Sphinx's overhead when indexing seems very small (as far as I can tell) on the mySQL database so I don't see the need to complicate things.

In my setup:

HTML front ends (x8 - 10.10.10.11 to 10.10.10.18) sphinx.php points to 10.10.10.19

10.10.10.19 - searchd when index created looks at 10.10.10.1

10.10.10.1 - mySQL master database

As I understand it all Sphinx leaves in the database is a marker to say where the line between the main and delta database is.

Good luck Neil :)

orban
25 Nov 2006, 10:24
Yeah, my users are complaining about the out of order results, but I haven't had the time lately to delve into it. I swear at one point it was working, but now.. not so much.

That's really weird :(

I never had this problem.

amcd
25 Nov 2006, 10:32
That's really weird :(

I never had this problem.
i have the same problem, though no one has complained yet

orban
25 Nov 2006, 10:36
Can you reproduce this with "search" on the same input?

Might be worth asking in the sphinx forums.

DaiTengu
25 Nov 2006, 10:39
For curiousity's sake, can I get rid of any of my indexes on the post table now? The table crashes periodically, and with the fulltext index it takes almost an hour to repair.

Neil Lock
25 Nov 2006, 11:14
hey,

cheers for the help, probably against our server peoples wishes i indexed from the master database (our master db is fairly heavily loaded - we were trying to avoid adding anything new which may "tip it over") - so i now have an indexed db, the searchd daemon running now all i need to do is play around and write some scripts to manipulate the data the searchd returns - my first job is to build a standalone search which can be used to test before it goes live on our forums. I am actually quite excited about this product and looking forward to using it. Cheers guys. Will keep you posted on progress.

Neil

DaiTengu
01 Dec 2006, 21:55
has anyone managed to fix the out-of-order results on their forum, yet?

kmike
02 Dec 2006, 07:32
I'm taking a wild guess here, but maybe the returned results are sorted by relevance, that's why they seem out of order? (which order btw? date posted?)

DaiTengu
02 Dec 2006, 08:02
Yeah, they're supposed to be sorted by date. Apparently I'm not the only person having the problem.

ALanJay
02 Dec 2006, 08:14
Yeah, they're supposed to be sorted by date. Apparently I'm not the only person having the problem.

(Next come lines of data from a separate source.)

__device__ __forceinline__ void tap1d(float u, int size, int& i0, int& i1, float& t) {
  float ix = ((u + 1.0f) * 0.5f) * (float)(size - 1);
  ix = fminf(fmaxf(ix, 0.0f), (float)(size - 1));
  const float f0 = floorf(ix);
  t = ix - f0;
  i0 = (int)f0;
  i1 = min(i0 + 1, size - 1);
}

struct AxisTaps { int i0[3], i1[3]; float t[3]; };
__device__ __forceinline__ AxisTaps axis_taps(const int pw0, const int ph0, const int ll0, const float u[3]) {
  AxisTaps a;
  tap1d(u[0], pw0, a.i0[0], a.i1[0], a.t[0]);
  tap1d(u[1], ph0, a.i0[1], a.i1[1], a.t[1]);
  tap1d(u[2], ll0, a.i0[2], a.i1[2], a.t[2]);
  return a;
}

__device__ __forceinline__ float feature2density(float f, float shift, bool relu) {
  if (relu) return fmaxf(f, 0.0f);
  const float y = f + shift;
  return y > 20.0f ? y : log1pf(expf(y));
}

__device__ __forceinline__ float alpha_mask_sample(const DField& f, float x, float y, float z) {
  const float ux = (x - f.m_lo[0]) * f.m_inv[0] - 1.0f;
  const float uy = (y - f.m_lo[1]) * f.m_inv[1] - 1.0f;
  const float uz = (z - f.m_lo[2]) * f.m_inv[2] - 1.0f;
  const float ix = ((ux + 1.0f) * 0.5f) * (float)(f.ax - 1);
  const float iy = ((uy + 1.0f) * 0.5f) * (float)(f.ay - 1);
  const float iz = ((uz + 1.0f) * 0.5f) * (float)(f.az - 1);
  const float fx = floorf(ix), fy = floorf(iy), fz = floorf(iz);
  const float tx = ix - fx, ty = iy - fy, tz = iz - fz;
  const int x0 = (int)fx, y0 = (int)fy, z0 = (int)fz;
  float out = 0.0f;
#pragma unroll
  for (int dz = 0; dz < 2; ++dz)
#pragma unroll
    for (int dy = 0; dy < 2; ++dy)
#pragma unroll
      for (int dx = 0; dx < 2; ++dx) {
        const int xi = x0 + dx, yi = y0 + dy, zi = z0 + dz;
        if (xi >= 0 && xi < f.ax && yi >= 0 && yi < f.ay && zi >= 0 && zi < f.az) {
          const float w = (dx ? tx : 1.0f - tx) * (dy ? ty : 1.0f - ty) * (dz ? tz : 1.0f - tz);
          out += f.alpha_vol[((size_t)zi * f.ay + yi) * f.ax + xi] * w;
        }
      }
  return out;
}

__device__ __forceinline__ void sample_point(const DField& f, const float o[3], const float dh[3],
                                             float zk, float x[3], float u[3]) {
  x[0] = o[0] + dh[0] * zk; x[1] = o[1] + dh[1] * zk; x[2] = o[2] + dh[2] * zk;
  contract3(x[0], x[1], x[2]);
#pragma unroll
  for (int a = 0; a < 3; ++a) u[a] = (x[a] - f.lo[a]) * f.inv[a] - 1.0f;
}

__device__ __forceinline__ float4 ld4(const float* p) { return *reinterpret_cast<const float4*>(p); }
__device__ __forceinline__ float2 ld2(const float* p) { return *reinterpret_cast<const float2*>(p); }

__device__ __forceinline__ float density_feature(const DField& f, const float u[3]) {
  float feat = 0.0f;
#pragma unroll
  for (int p = 0; p < 3; ++p) {
    int x0, x1, y0, y1, l0, l1; float tx, ty, tl;
    tap1d(u[MAT0[p]], f.pw[p], x0, x1, tx);
    tap1d(u[MAT1[p]], f.ph[p], y0, y1, ty);
    tap1d(u[VEC[p]],  f.ll[p], l0, l1, tl);
    const float* pl = f.dplane[p];
    const float* q00 = pl + ((size_t)y0 * f.pw[p] + x0) * LRF_CD;
    const float* q10 = pl + ((size_t)y0 * f.pw[p] + x1) * LRF_CD;
    const float* q01 = pl + ((size_t)y1 * f.pw[p] + x0) * LRF_CD;
    const float* q11 = pl + ((size_t)y1 * f.pw[p] + x1) * LRF_CD;
    const float* r0 = f.dline[p] + (size_t)l0 * LRF_CD;
    const float* r1 = f.dline[p] + (size_t)l1 * LRF_CD;
    const float w00 = (1.0f - tx) * (1.0f - ty), w10 = tx * (1.0f - ty);
    const float w01 = (1.0f - tx) * ty,          w11 = tx * ty;
    const float wl0 = 1.0f - tl, wl1 = tl;
    float sp = 0.0f;
#pragma unroll
    for (int h = 0; h < LRF_CD / 4; ++h) {
      const float4 a = ld4(q00 + 4 * h), b = ld4(q10 + 4 * h), c = ld4(q01 + 4 * h), d = ld4(q11 + 4 * h);
      const float4 e = ld4(r0 + 4 * h), g = ld4(r1 + 4 * h);
      sp += (a.x * w00 + b.x * w10 + c.x * w01 + d.x * w11) * (e.x * wl0 + g.x * wl1);
      sp += (a.y * w00 + b.y * w10 + c.y * w01 + d.y * w11) * (e.y * wl0 + g.y * wl1);
      sp += (a.z * w00 + b.z * w10 + c.z * w01 + d.z * w11) * (e.z * wl0 + g.z * wl1);
      sp += (a.w * w00 + b.w * w10 + c.w * w01 + d.w * w11) * (e.w * wl0 + g.w * wl1);
    }
    feat += sp;
  }
  return feat;
}

__device__ __forceinline__ float4 ld4b(const float* base, unsigned byte_off) {
  return *reinterpret_cast<const float4*>(reinterpret_cast<const char*>(base) + byte_off);
}

__device__ __forceinline__ float density_feature32(const DField& f, const float u[3]) {
  float feat = 0.0f;
#pragma unroll
  for (int p = 0; p < 3; ++p) {
    int x0, x1, y0, y1, l0, l1; float tx, ty, tl;
    tap1d(u[MAT0[p]], f.pw[p], x0, x1, tx);
    tap1d(u[MAT1[p]], f.ph[p], y0, y1, ty);
    tap1d(u[VEC[p]],  f.ll[p], l0, l1, tl);
    const unsigned row0 = (unsigned)y0 * (unsigned)f.pw[p], row1 = (unsigned)y1 * (unsigned)f.pw[p];
    const unsigned o00 = (row0 + x0) * (LRF_CD * 4u), o10 = (row0 + x1) * (LRF_CD * 4u);
    const unsigned o01 = (row1 + x0) * (LRF_CD * 4u), o11 = (row1 + x1) * (LRF_CD * 4u);
    const unsigned q0 = (unsigned)l0 * (LRF_CD * 4u), q1 = (unsigned)l1 * (LRF_CD * 4u);
    const float w00 = (1.0f - tx) * (1.0f - ty), w10 = tx * (1.0f - ty);
    const float w01 = (1.0f - tx) * ty,          w11 = tx * ty;
    const float wl0 = 1.0f - tl, wl1 = tl;
    float sp = 0.0f;
#pragma unroll
    for (int h = 0; h < LRF_CD / 4; ++h) {
      const float4 a = ld4b(f.dplane[p], o00 + 16 * h), b = ld4b(f.dplane[p], o10 + 16 * h);
      const float4 c = ld4b(f.dplane[p], o01 + 16 * h), d = ld4b(f.dplane[p], o11 + 16 * h);
      const float4 e = ld4b(f.dline[p], q0 + 16 * h), g = ld4b(f.dline[p], q1 + 16 * h);
      sp += (a.x * w00 + b.x * w10 + c.x * w01 + d.x * w11) * (e.x * wl0 + g.x * wl1);
      sp += (a.y * w00 + b.y * w10 + c.y * w01 + d.y * w11) * (e.y * wl0 + g.y * wl1);
      sp += (a.z * w00 + b.z * w10 + c.z * w01 + d.z * w11) * (e.z * wl0 + g.z * wl1);
      sp += (a.w * w00 + b.w * w10 + c.w * w01 + d.w * w11) * (e.w * wl0 + g.w * wl1);
    }
    feat += sp;
  }
  return feat;
}

typedef float f32x2 __attribute__((ext_vector_type(2)));
template <bool LDSL>
__device__ __forceinline__ float density_feature_m(const DField& f, const float u[3], const float* const s_line[3]) {
  f32x2 acc = {0.0f, 0.0f};
  const AxisTaps at = axis_taps(f.pw[0], f.ph[0], f.ll[0], u);
#pragma unroll
  for (int p = 0; p < 3; ++p) {
    const int x0 = at.i0[MAT0[p]], x1 = at.i1[MAT0[p]], y0 = at.i0[MAT1[p]], y1 = at.i1[MAT1[p]];
    const int l0 = at.i0[VEC[p]], l1 = at.i1[VEC[p]];
    const float tx = at.t[MAT0[p]], ty = at.t[MAT1[p]], tl = at.t[VEC[p]];
    const unsigned row0 = (unsigned)y0 * (unsigned)f.pw[p], row1 = (unsigned)y1 * (unsigned)f.pw[p];
    const unsigned o00 = (row0 + x0) * (LRF_CD * 4u), o10 = (row0 + x1) * (LRF_CD * 4u);
    const unsigned o01 = (row1 + x0) * (LRF_CD * 4u), o11 = (row1 + x1) * (LRF_CD * 4u);
    const f32x2 w00 = {(1.0f - tx) * (1.0f - ty), (1.0f - tx) * (1.0f - ty)}, w10 = {tx * (1.0f - ty), tx * (1.0f - ty)};
    const f32x2 w01 = {(1.0f - tx) * ty, (1.0f - tx) * ty}, w11 = {tx * ty, tx * ty};
    const f32x2 wl0 = {1.0f - tl, 1.0f - tl}, wl1 = {tl, tl};
#pragma unroll
    for (int h = 0; h < LRF_CD / 4; ++h) {
      const float4 a = ld4b(f.dplane[p], o00 + 16 * h), b = ld4b(f.dplane[p], o10 + 16 * h);
      const float4 c = ld4b(f.dplane[p], o01 + 16 * h), d = ld4b(f.dplane[p], o11 + 16 * h);
      float4 e, g;
      if (LDSL) {
        e = *reinterpret_cast<const float4*>(s_line[p] + l0 * LRF_CD + 4 * h);
        g = *reinterpret_cast<const float4*>(s_line[p] + l1 * LRF_CD + 4 * h);
      } else {
        e = ld4b(f.dline[p], (unsigned)l0 * (LRF_CD * 4u) + 16 * h);
        g = ld4b(f.dline[p], (unsigned)l1 * (LRF_CD * 4u) + 16 * h);
      }
      const f32x2 a0 = {a.x, a.y}, a1 = {a.z, a.w}, b0 = {b.x, b.y}, b1 = {b.z, b.w};
      const f32x2 c0 = {c.x, c.y}, c1 = {c.z, c.w}, d0 = {d.x, d.y}, d1 = {d.z, d.w};
      const f32x2 e0 = {e.x, e.y}, e1 = {e.z, e.w}, g0 = {g.x, g.y}, g1 = {g.z, g.w};
      acc += (a0 * w00 + b0 * w10 + c0 * w01 + d0 * w11) * (e0 * wl0 + g0 * wl1);
      acc += (a1 * w00 + b1 * w10 + c1 * w01 + d1 * w11) * (e1 * wl0 + g1 * wl1);
    }
  }
  return acc.x + acc.y;
}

When I wrote a search against oanother (non forum database) and I added sort by date I discovered that the place that the sort type is set matters.

ie

////////////
// do query
////////////
$cl = new SphinxClient ();
$cl->SetServer ( $sphinx_server, $sphinx_port );
$cl->SetWeights ( array ( 100, 1 ) );
// Number of results to display //
$cl->SetLimits ( intval(0), intval($limit) );
// $cl->SetMatchMode ( $any ? SPH_MATCH_ANY : SPH_MATCH_ALL );
$cl->SetMatchMode ( $sp_srch );
$cl->SetSortMode ( $sp_sort );
$cl->SetGroups ( $groups );
$cl->SetGroups2 ( $groups2 );
$cl->SetGroups3 ( $groups3 );
$cl->SetGroups4 ( $groups4 );
$cl->SetGroups5 ( $groups5 );
$res = $cl->Query ( $q, $index );

Works for me byt putting the "SetSortMode" below Group 5 didn't work not sure why :) But it might be worth checking where it appears.